##### SUPPLIED MATERIAL #####
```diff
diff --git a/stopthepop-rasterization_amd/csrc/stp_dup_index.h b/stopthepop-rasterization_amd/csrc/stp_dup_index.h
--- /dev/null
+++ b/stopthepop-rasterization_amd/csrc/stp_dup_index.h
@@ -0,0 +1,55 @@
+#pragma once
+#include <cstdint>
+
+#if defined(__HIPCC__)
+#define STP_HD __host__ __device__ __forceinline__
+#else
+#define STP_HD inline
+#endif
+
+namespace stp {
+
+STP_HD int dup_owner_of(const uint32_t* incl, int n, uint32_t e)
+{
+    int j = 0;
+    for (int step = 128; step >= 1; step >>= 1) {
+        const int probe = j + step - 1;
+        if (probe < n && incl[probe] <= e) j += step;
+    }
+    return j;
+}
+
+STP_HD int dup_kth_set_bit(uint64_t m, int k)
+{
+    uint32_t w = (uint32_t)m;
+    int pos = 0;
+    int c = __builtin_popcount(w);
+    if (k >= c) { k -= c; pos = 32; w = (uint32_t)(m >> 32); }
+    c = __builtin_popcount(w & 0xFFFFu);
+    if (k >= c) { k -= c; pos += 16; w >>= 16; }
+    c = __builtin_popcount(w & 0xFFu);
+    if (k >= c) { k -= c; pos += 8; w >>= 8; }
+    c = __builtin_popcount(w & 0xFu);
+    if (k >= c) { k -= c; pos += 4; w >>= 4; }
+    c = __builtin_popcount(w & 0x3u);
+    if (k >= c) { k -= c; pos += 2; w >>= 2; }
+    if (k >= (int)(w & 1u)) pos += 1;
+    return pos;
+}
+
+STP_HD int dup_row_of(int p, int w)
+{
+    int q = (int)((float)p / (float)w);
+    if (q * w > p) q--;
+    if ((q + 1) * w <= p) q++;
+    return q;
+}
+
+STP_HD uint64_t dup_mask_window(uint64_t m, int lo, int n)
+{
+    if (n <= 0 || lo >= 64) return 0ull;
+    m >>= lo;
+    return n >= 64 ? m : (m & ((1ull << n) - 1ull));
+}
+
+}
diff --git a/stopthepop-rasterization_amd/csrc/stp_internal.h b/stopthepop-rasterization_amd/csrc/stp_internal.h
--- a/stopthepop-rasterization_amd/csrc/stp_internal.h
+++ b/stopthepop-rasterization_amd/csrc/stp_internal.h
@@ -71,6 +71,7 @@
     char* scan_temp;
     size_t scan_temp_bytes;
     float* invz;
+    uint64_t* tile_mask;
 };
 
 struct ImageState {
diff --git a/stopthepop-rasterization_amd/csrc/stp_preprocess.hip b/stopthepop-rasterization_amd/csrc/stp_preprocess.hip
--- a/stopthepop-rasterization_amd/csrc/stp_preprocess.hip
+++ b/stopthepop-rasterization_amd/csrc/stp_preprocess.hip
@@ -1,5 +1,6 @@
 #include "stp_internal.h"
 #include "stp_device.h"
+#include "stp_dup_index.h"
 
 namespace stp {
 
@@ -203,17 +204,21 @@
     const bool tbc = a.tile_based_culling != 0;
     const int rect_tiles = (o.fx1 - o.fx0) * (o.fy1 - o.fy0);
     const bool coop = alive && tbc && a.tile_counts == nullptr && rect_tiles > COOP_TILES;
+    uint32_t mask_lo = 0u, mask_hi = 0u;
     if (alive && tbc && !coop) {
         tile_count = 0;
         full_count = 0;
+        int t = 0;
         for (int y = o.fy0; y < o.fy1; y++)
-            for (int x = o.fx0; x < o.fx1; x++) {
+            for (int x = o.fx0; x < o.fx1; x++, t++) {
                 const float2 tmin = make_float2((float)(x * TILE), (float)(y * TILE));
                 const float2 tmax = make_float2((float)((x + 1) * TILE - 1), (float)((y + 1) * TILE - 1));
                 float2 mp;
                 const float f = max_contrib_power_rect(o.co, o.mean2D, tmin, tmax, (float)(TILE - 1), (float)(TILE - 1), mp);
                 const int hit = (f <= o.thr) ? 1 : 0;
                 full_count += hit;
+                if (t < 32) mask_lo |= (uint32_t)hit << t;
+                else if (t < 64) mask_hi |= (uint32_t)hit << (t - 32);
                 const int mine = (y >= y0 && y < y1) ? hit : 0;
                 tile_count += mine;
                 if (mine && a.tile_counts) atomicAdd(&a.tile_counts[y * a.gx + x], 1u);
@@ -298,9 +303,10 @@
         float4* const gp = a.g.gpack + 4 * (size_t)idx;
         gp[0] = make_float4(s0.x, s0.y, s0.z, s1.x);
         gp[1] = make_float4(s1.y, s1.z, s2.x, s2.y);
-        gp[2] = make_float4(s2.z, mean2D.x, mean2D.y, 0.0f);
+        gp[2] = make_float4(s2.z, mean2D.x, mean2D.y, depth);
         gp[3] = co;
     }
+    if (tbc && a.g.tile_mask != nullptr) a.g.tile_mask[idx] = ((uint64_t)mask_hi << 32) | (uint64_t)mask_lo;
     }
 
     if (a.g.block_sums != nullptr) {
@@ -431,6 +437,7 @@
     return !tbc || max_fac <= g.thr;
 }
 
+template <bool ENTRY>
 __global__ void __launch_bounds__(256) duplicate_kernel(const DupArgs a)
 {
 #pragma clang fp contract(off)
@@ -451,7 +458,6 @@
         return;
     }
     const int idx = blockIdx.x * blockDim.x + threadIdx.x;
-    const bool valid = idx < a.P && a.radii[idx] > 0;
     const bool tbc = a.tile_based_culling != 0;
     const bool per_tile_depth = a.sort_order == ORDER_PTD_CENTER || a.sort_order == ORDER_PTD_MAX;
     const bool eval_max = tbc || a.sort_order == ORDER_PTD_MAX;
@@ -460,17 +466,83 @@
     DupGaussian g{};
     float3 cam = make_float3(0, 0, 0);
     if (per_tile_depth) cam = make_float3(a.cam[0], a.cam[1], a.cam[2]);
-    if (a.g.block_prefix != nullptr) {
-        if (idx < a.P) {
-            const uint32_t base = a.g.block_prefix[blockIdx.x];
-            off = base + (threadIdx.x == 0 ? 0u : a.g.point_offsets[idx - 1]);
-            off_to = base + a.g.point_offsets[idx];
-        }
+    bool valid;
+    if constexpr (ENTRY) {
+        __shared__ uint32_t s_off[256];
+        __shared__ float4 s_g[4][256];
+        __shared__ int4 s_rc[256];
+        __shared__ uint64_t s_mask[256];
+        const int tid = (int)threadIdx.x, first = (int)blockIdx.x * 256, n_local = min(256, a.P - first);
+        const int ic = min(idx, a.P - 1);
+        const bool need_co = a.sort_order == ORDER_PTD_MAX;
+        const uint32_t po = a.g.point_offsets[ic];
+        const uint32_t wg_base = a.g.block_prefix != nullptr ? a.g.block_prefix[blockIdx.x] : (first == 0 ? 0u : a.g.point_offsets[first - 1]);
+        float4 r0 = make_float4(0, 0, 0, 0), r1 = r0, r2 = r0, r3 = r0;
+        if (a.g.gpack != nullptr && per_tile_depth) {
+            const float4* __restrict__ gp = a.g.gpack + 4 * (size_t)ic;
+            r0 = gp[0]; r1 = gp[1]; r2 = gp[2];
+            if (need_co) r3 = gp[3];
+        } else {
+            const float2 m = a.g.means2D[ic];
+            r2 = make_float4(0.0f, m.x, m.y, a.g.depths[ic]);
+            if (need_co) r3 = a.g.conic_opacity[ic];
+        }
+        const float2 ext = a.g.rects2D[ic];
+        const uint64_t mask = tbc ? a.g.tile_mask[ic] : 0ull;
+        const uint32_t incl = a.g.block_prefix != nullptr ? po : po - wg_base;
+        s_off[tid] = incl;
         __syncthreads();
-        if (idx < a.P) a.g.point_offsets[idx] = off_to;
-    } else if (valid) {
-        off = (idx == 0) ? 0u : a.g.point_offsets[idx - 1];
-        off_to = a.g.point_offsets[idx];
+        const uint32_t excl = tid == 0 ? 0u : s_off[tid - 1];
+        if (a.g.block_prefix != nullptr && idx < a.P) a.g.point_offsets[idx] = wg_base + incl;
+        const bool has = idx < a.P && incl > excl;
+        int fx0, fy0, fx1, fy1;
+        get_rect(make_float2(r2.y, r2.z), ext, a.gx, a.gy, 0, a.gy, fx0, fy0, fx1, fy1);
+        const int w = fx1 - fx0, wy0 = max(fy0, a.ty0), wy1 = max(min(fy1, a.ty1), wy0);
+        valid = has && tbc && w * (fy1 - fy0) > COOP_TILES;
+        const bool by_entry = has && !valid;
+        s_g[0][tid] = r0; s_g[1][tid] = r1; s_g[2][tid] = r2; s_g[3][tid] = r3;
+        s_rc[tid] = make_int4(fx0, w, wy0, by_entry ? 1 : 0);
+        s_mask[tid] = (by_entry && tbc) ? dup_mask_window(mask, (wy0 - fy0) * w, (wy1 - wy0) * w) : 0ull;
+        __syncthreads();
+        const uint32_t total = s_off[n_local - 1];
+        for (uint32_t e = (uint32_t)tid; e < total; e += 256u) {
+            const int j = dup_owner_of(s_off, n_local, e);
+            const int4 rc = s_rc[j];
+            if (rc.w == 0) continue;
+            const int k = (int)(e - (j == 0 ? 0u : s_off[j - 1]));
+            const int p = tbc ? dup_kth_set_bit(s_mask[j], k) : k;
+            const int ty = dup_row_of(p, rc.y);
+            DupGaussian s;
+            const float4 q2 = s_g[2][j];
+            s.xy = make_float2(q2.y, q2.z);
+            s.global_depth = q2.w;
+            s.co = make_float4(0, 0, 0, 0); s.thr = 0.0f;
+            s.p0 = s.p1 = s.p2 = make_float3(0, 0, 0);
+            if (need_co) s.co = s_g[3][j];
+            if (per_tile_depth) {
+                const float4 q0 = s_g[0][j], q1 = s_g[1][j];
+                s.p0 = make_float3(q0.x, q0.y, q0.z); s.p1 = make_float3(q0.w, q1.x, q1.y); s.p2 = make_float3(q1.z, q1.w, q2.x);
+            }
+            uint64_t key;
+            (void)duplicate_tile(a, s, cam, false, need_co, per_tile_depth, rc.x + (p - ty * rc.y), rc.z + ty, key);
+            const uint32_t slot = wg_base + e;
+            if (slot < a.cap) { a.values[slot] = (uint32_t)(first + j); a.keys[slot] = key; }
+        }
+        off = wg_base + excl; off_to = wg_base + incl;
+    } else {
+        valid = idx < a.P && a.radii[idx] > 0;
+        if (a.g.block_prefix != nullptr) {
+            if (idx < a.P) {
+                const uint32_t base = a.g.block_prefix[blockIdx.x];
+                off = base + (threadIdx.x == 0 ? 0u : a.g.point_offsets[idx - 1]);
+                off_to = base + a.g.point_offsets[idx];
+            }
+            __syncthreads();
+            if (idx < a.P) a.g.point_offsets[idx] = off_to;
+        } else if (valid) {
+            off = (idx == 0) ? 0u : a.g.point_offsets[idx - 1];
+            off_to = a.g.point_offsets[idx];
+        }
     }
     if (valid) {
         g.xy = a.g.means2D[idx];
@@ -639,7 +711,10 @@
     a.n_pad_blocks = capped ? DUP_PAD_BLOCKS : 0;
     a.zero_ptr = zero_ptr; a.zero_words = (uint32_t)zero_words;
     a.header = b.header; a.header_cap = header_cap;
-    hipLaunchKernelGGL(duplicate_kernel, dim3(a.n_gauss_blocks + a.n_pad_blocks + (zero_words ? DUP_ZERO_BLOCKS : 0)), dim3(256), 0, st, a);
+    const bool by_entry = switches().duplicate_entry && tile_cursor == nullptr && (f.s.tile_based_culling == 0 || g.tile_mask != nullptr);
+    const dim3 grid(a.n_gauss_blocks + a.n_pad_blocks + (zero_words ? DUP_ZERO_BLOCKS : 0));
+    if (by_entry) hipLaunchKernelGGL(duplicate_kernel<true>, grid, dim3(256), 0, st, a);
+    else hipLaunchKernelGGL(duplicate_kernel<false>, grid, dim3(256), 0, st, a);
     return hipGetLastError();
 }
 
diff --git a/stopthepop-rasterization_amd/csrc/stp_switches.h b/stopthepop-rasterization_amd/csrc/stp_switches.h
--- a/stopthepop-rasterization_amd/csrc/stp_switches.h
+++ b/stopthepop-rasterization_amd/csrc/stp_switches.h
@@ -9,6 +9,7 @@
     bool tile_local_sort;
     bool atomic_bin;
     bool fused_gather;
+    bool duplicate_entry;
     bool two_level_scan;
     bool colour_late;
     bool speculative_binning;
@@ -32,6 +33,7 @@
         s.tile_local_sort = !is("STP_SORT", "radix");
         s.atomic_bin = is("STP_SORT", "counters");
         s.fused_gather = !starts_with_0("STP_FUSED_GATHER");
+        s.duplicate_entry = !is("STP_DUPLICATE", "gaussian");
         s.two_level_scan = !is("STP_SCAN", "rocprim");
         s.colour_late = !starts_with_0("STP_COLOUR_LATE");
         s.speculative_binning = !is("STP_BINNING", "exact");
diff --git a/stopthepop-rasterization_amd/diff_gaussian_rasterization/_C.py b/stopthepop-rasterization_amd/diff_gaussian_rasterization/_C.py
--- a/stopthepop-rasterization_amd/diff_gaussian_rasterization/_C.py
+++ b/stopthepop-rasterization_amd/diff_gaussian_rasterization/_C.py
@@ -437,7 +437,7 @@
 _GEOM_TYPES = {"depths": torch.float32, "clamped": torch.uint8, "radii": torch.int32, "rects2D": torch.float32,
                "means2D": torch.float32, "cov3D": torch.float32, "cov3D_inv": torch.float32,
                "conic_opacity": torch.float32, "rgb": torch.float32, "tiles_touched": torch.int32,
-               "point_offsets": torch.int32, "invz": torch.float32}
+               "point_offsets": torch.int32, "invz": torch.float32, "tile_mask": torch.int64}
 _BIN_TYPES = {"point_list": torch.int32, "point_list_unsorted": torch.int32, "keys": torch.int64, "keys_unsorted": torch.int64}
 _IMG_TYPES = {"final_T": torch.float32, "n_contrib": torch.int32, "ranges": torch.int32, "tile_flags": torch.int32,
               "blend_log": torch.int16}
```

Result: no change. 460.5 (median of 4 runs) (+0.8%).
#####
WORK TASK: Using the records above, count every line that includes the word "false", and state the number only.

YOUR RESPONSE: 2